Mutations in the common gamma chain of the interleukin 2 receptor (IL2RG) or the associated downstream signaling enzyme Janus kinase 3 (JAK3) genes are typically characterized by a T cell-negative, B cell-positive, natural killer (NK) cell-negative (T⁻B⁺NK⁻) severe combined immunodeficiency (SCID) immune phenotype. We report clinical course, immunological, genetic and proteomic work-up of two patients with different novel mutations in the IL-2-JAK3 pathway with a rare atypical presentation of T⁻B⁺NK⁻ SCID. Lymphocyte subpopulation revealed significant T cells lymphopenia, normal B cells, and NK cells counts (T−B+NK+SCID). Despite the presence of B cells, IgG levels were low and IgA and IgM levels were undetectable. T-cell proliferation in response to mitogens in patient 1 was very low and T-cell receptor V-beta chain repertoire in patient 2 was polyclonal. Whole-exome sequencing revealed novel mutations in both patients (patient 1—c.923delC frame-shift mutation in the IL2RG gene, patient 2—c.G172A a homozygous missense mutation in the JAK3 gene). Bioinformatic analysis of the JAK3 mutation indicated deleterious effect and 3D protein modeling located the mutation to a surface exposed alpha-helix structure. Our findings help to link between genotype and phenotype, which is a key factor for the diagnosis and treatment of SCID patients.

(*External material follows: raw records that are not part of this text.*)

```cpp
int sort_segments(const uint32_t *ki, const uint32_t *vi, uint32_t *ko, uint32_t *vo, size_t n, const uint32_t *off,
                  size_t nseg, size_t max_len, int key_type, void *d_ws, size_t ws_bytes, void *stream) {
    const bool pairs = vi != nullptr || vo != nullptr;
    if (n == 0) return LABSORT_OK;
    if (!ki || !ko || !off || (pairs && (!vi || !vo))) return LABSORT_ERR_ARG;
    if (!device_key_type_ok(key_type)) return LABSORT_ERR_ARG;
    if (nseg == 0 || n > (size_t)0x7FFFFFFFu || nseg > (size_t)0x7FFFFFFFu) return LABSORT_ERR_ARG;
    if (pairs && !pairs_alias_ok(ki, vi, ko, vo)) return LABSORT_ERR_ARG;
    const bool lds = seg_lds_path(max_len, pairs ? 1 : 0);
    if (!lds && n > RADIX_MAX_N) return LABSORT_ERR_ARG;
    if (!d_ws || ws_bytes < labsort_segments_workspace_bytes(n, nseg, max_len, pairs ? 1 : 0)) return LABSORT_ERR_ARG;
    const SegLayout L = seg_layout(n, nseg, lds);
    const uint32_t flip = flip_of(key_type);
    hipStream_t s = as_stream(stream);
    char *ws = static_cast<char *>(d_ws);
    uint32_t *hdr = reinterpret_cast<uint32_t *>(ws);
    const bool inplace = ki == ko;
    HIP_TRY(launch_zero(hdr, SEG_HDR_BYTES, s));
    if (lds) {
        uint32_t *lists = reinterpret_cast<uint32_t *>(ws + L.off_lists);
        TimingScope ts(LABSORT_K_SEGSORT, s);
        HIP_TRY(launch_seg_bin(off, nseg, n, max_len, pairs, !inplace, hdr, lists, L.list_stride, s));
        HIP_TRY(launch_seg_lds_classes(max_len, pairs, ki, ko, vi, vo, off, hdr, lists, L.list_stride, flip,
                                       key_type == LABSORT_KEY_F32, s));
        return LABSORT_OK;
    }
    uint32_t *A = reinterpret_cast<uint32_t *>(ws + L.off_a), *B = reinterpret_cast<uint32_t *>(ws + L.off_b),
             *C = reinterpret_cast<uint32_t *>(ws + L.off_c);
    char *iws = ws + L.off_inner;
    uint32_t *ierr = reinterpret_cast<uint32_t *>(iws);
    HIP_TRY(launch_zero(ierr, 16, s));
    {
        TimingScope ts(LABSORT_K_SEGSORT, s);
        HIP_TRY(launch_seg_bin(off, nseg, n, max_len, pairs, false, hdr, nullptr, 0, s));
        if (pairs) HIP_TRY(launch_seg_ids(off, nseg, n, nullptr, nullptr, A, hdr, s));
        else HIP_TRY(launch_seg_ids(off, nseg, n, nullptr, A, nullptr, hdr, s));
    }
    int st;
    if ((st = labsort_sort_pairs_device(ki, A, B, C, n, key_type, LABSORT_ALGO_AUTO, iws, L.inner_bytes, stream))) return st;
    HIP_TRY(launch_seg_err_acc(hdr, ierr, s));
    if (pairs) {
        {
            TimingScope ts(LABSORT_K_SEGSORT, s);
            HIP_TRY(launch_seg_ids(off, nseg, n, C, B, nullptr, hdr, s));
        }
        if ((st = labsort_sort_pairs_device(B, C, B, C, n, LABSORT_KEY_U32, LABSORT_ALGO_AUTO, iws, L.inner_bytes, stream)))
            return st;
        HIP_TRY(launch_seg_err_acc(hdr, ierr, s));
        TimingScope ts(LABSORT_K_SEGSORT, s);
        if (inplace) {
            HIP_TRY(launch_seg_gather(ki, vi, C, A, B, n, hdr, s));
            HIP_TRY(launch_seg_gather(A, B, nullptr, ko, vo, n, hdr, s));
        } else {
            HIP_TRY(launch_seg_gather(ki, vi, C, ko, vo, n, hdr, s));
        }
    } else {
        if ((st = labsort_sort_pairs_device(C, B, C, B, n, LABSORT_KEY_U32, LABSORT_ALGO_AUTO, iws, L.inner_bytes, stream)))
            return st;
        HIP_TRY(launch_seg_err_acc(hdr, ierr, s));
        TimingScope ts(LABSORT_K_SEGSORT, s);
        HIP_TRY(launch_seg_gather(B, nullptr, nullptr, ko, nullptr, n, hdr, s));
    }
    return LABSORT_OK;
}
}

size_t labsort_segments_workspace_bytes(size_t n, size_t nseg, size_t max_segment_keys, int pairs) {
    return seg_layout(n, nseg, seg_lds_path(max_segment_keys, pairs)).total;
}

int labsort_sort_segments_device(const void *d_keys_in, void *d_keys_out, size_t n, const uint32_t *d_offsets,
                                 size_t nseg, size_t max_segment_keys, int key_type, void *d_ws, size_t ws_bytes,
                                 void *stream) {
    return sort_segments(static_cast<const uint32_t *>(d_keys_in), nullptr, static_cast<uint32_t *>(d_keys_out), nullptr,
                         n, d_offsets, nseg, max_segment_keys, key_type, d_ws, ws_bytes, stream);
}

int labsort_sort_segments_pairs_device(const void *d_keys_in, const void *d_vals_in, void *d_keys_out, void *d_vals_out,
                                       size_t n, const uint32_t *d_offsets, size_t nseg, size_t max_segment_keys,
                                       int key_type, void *d_ws, size_t ws_bytes, void *stream) {
    if (n == 0) return LABSORT_OK;
    if (!d_vals_in || !d_vals_out) return LABSORT_ERR_ARG;
    return sort_segments(static_cast<const uint32_t *>(d_keys_in), static_cast<const uint32_t *>(d_vals_in),
                         static_cast<uint32_t *>(d_keys_out), static_cast<uint32_t *>(d_vals_out), n, d_offsets, nseg,
                         max_segment_keys, key_type, d_ws, ws_bytes, stream);
}

int labsort_segments_workspace_status(const void *d_ws, void *stream) {
    uint32_t w[2] = {0, 0};
    if (const int st = read_ws_words(d_ws, w, 2, as_stream(stream))) return st;
    return w[0] ? LABSORT_ERR_ARG : w[SEG_HDR_DEVERR] ? LABSORT_ERR_DEVICE : LABSORT_OK;
}

}
```

Baseline: 135,100 Mkeys/s.

## Add dedicated finish kernel for large hybrid buckets with segment prefetch

Replaces the generic segmented block sort used for the largest bucket class in the hybrid radix finish with a specialized kernel. The new kernel runs two 8-bit LDS ranking passes over the low 16 bits, uses a DPP wave scan for the per-wave digit offsets, and prefetches the next segment's keys into registers while the current one is ranked and written. It also drops the flip/key-transform and extra buffer parameters. Register pressure rises from holding two key tiles, which may hurt occupancy. An A/B harness script for timing the finish stage is added.

```diff
diff --git a/harness/finish_ab.py b/harness/finish_ab.py
--- /dev/null
+++ b/harness/finish_ab.py
@@ -0,0 +1,97 @@
+#!/usr/bin/env python3
+import argparse
+import ctypes
+import importlib
+import os
+import statistics
+import sys
+
+import torch
+
+REPO = os.path.dirname(os.path.dirname(os.path.abspath(__file__)))
+sys.path.insert(0, REPO)
+ls = importlib.import_module("radix-sort-merge-sort-cuda---lab-y-practicos-gpgpu-2023_amd")
+
+K_SEGSORT = ls.KCLASS["segsort"]
+ALGO_RADIX = ls.ALGO["radix"]
+
+
+def load(path):
+    if not path:
+        return ls.lib
+    lib = ctypes.CDLL(path)
+    for name in ("labsort_sort_device", "labsort_workspace_bytes", "labsort_workspace_status", "labsort_radix_path",
+                 "labsort_timing_enable", "labsort_timing_read"):
+        f, g = getattr(lib, name), getattr(ls.lib, name)
+        f.argtypes, f.restype = g.argtypes, g.restype
+    return lib
+
+
+def fmt(ts):
+    return f"{statistics.median(ts):7.4f} [{min(ts):7.4f}, {max(ts):7.4f}]"
+
+
+def main():
+    ap = argparse.ArgumentParser()
+    ap.add_argument("--lib", action="append", default=[], help="NAME=PATH; empty PATH: the package's library")
+    ap.add_argument("--sizes", default="1,0.5,1.19", help="comma-separated, in units of 2^28 keys")
+    ap.add_argument("--reps", type=int, default=9)
+    ap.add_argument("--warmup", type=int, default=2)
+    ap.add_argument("--note", default="")
+    ap.add_argument("--out", default="")
+    a = ap.parse_args()
+    if not torch.cuda.is_available():
+        sys.exit("finish_ab: no GPU (no CPU fallback)")
+    out = open(a.out, "a") if a.out else sys.stdout
+    builds = {}
+    for spec in a.lib or ["this="]:
+        name, _, path = spec.partition("=")
+        builds[name] = load(path)
+    st = torch.cuda.current_stream().cuda_stream
+    print(f"# finish A/B{': ' + a.note if a.note else ''}: {torch.cuda.get_device_name(0)}; {a.reps} alternating repetitions "
+          f"after {a.warmup} warm-ups; ms per sort, median [min, max]", file=out)
+    for size in [float(x) for x in a.sizes.split(",")]:
+        n = int(size * (1 << 28))
+        if size == 1.0:
+            os.environ.pop("LABSORT_RADIX_HYBRID", None)
+        else:
+            os.environ["LABSORT_RADIX_HYBRID"] = "2"
+        keys = torch.empty(n, dtype=torch.int32, device="cuda")
+        ls.fill(keys, n, seed=0x5EED0001, dist="u32")
+        res = torch.empty_like(keys)
+        first = None
+        nbytes = max(int(lib.labsort_workspace_bytes(n, ALGO_RADIX)) for lib in builds.values())
+        ws = torch.zeros(nbytes, dtype=torch.uint8, device="cuda")
+        fin = {k: [] for k in builds}
+        tot = {k: [] for k in builds}
+        for rep in range(a.warmup + a.reps):
+            for name, lib in builds.items():
+                lib.labsort_timing_enable(1)
+                e0, e1 = torch.cuda.Event(enable_timing=True), torch.cuda.Event(enable_timing=True)
+                e0.record()
+                rc = lib.labsort_sort_device(keys.data_ptr(), res.data_ptr(), n, 0, ALGO_RADIX, ws.data_ptr(), nbytes, st)
+                e1.record()
+                e1.synchronize()
+                if rc or lib.labsort_workspace_status(ws.data_ptr(), n, ALGO_RADIX, st):
+                    sys.exit(f"finish_ab: {name}: the sort failed")
+                ms, cnt = ctypes.c_double(0.0), ctypes.c_longlong(0)
+                lib.labsort_timing_read(K_SEGSORT, ctypes.byref(ms), ctypes.byref(cnt))
+                lib.labsort_timing_enable(0)
+                if rep == 0:
+                    if int(lib.labsort_radix_path(ws.data_ptr(), n, st)) != 1:
+                        sys.exit(f"finish_ab: {name}: n = {n} did not take the hybrid path")
+                    if first is None:
+                        first = res.clone()
+                    elif not torch.equal(res, first):
+                        sys.exit(f"finish_ab: {name}: result differs from the first build's")
+                if rep >= a.warmup:
+                    fin[name].append(ms.value)
+                    tot[name].append(e0.elapsed_time(e1))
+        for name in builds:
+            print(f"n = {size:g} x 2^28  {name:>8}  finish {fmt(fin[name])}   whole sort (timing hooks on) {fmt(tot[name])}", file=out)
+        out.flush()
+        del keys, res, ws, first
+
+
+if __name__ == "__main__":
+    main()
diff --git a/radix-sort-merge-sort-cuda---lab-y-practicos-gpgpu-2023_amd/csrc/fin_block.h b/radix-sort-merge-sort-cuda---lab-y-practicos-gpgpu-2023_amd/csrc/fin_block.h
--- /dev/null
+++ b/radix-sort-merge-sort-cuda---lab-y-practicos-gpgpu-2023_amd/csrc/fin_block.h
@@ -0,0 +1,204 @@
+#pragma once
+#include "segsort.h"
+
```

白细胞介素 2 受体 (IL2RG) 或相关下游信号酶 Janus 激酶 3 (JAK3) 基因的共同 γ 链中的突变通常以 T 细胞阴性、B 细胞阳性、自然杀伤 (NK) 细胞阴性为特征(T ^- B ⁺ NK ^- ) 严重联合免疫缺陷 (SCID) 免疫表型。我们报告了两名在 IL-2-JAK3 通路中具有不同新突变的患者的临床病程、免疫学、遗传学和蛋白质组学检查，并具有罕见的非典型 T ^- B ⁺ NK ^{- 表现。}SCID。淋巴细胞亚群显示显着的 T 细胞淋巴细胞减少、正常 B 细胞和 NK 细胞计数（T-B+NK+SCID）。尽管存在 B 细胞，但 IgG 水平很低，并且检测不到 IgA 和 IgM 水平。患者 1 中响应促分裂原的 T 细胞增殖非常低，而患者 2 中的 T 细胞受体 V-β 链库是多克隆的。全外显子组测序揭示了两名患者的新突变（患者 1 - IL2RG 基因中的 c.923delC 移码突变，患者 2 - JAK3 基因中的 c.G172A 纯合错义突变）。JAK3 突变的生物信息学分析表明有害作用和 3D 蛋白质建模将突变定位到表面暴露的 α 螺旋结构。我们的发现有助于将基因型和表型联系起来，这是诊断和治疗 SCID 患者的关键因素。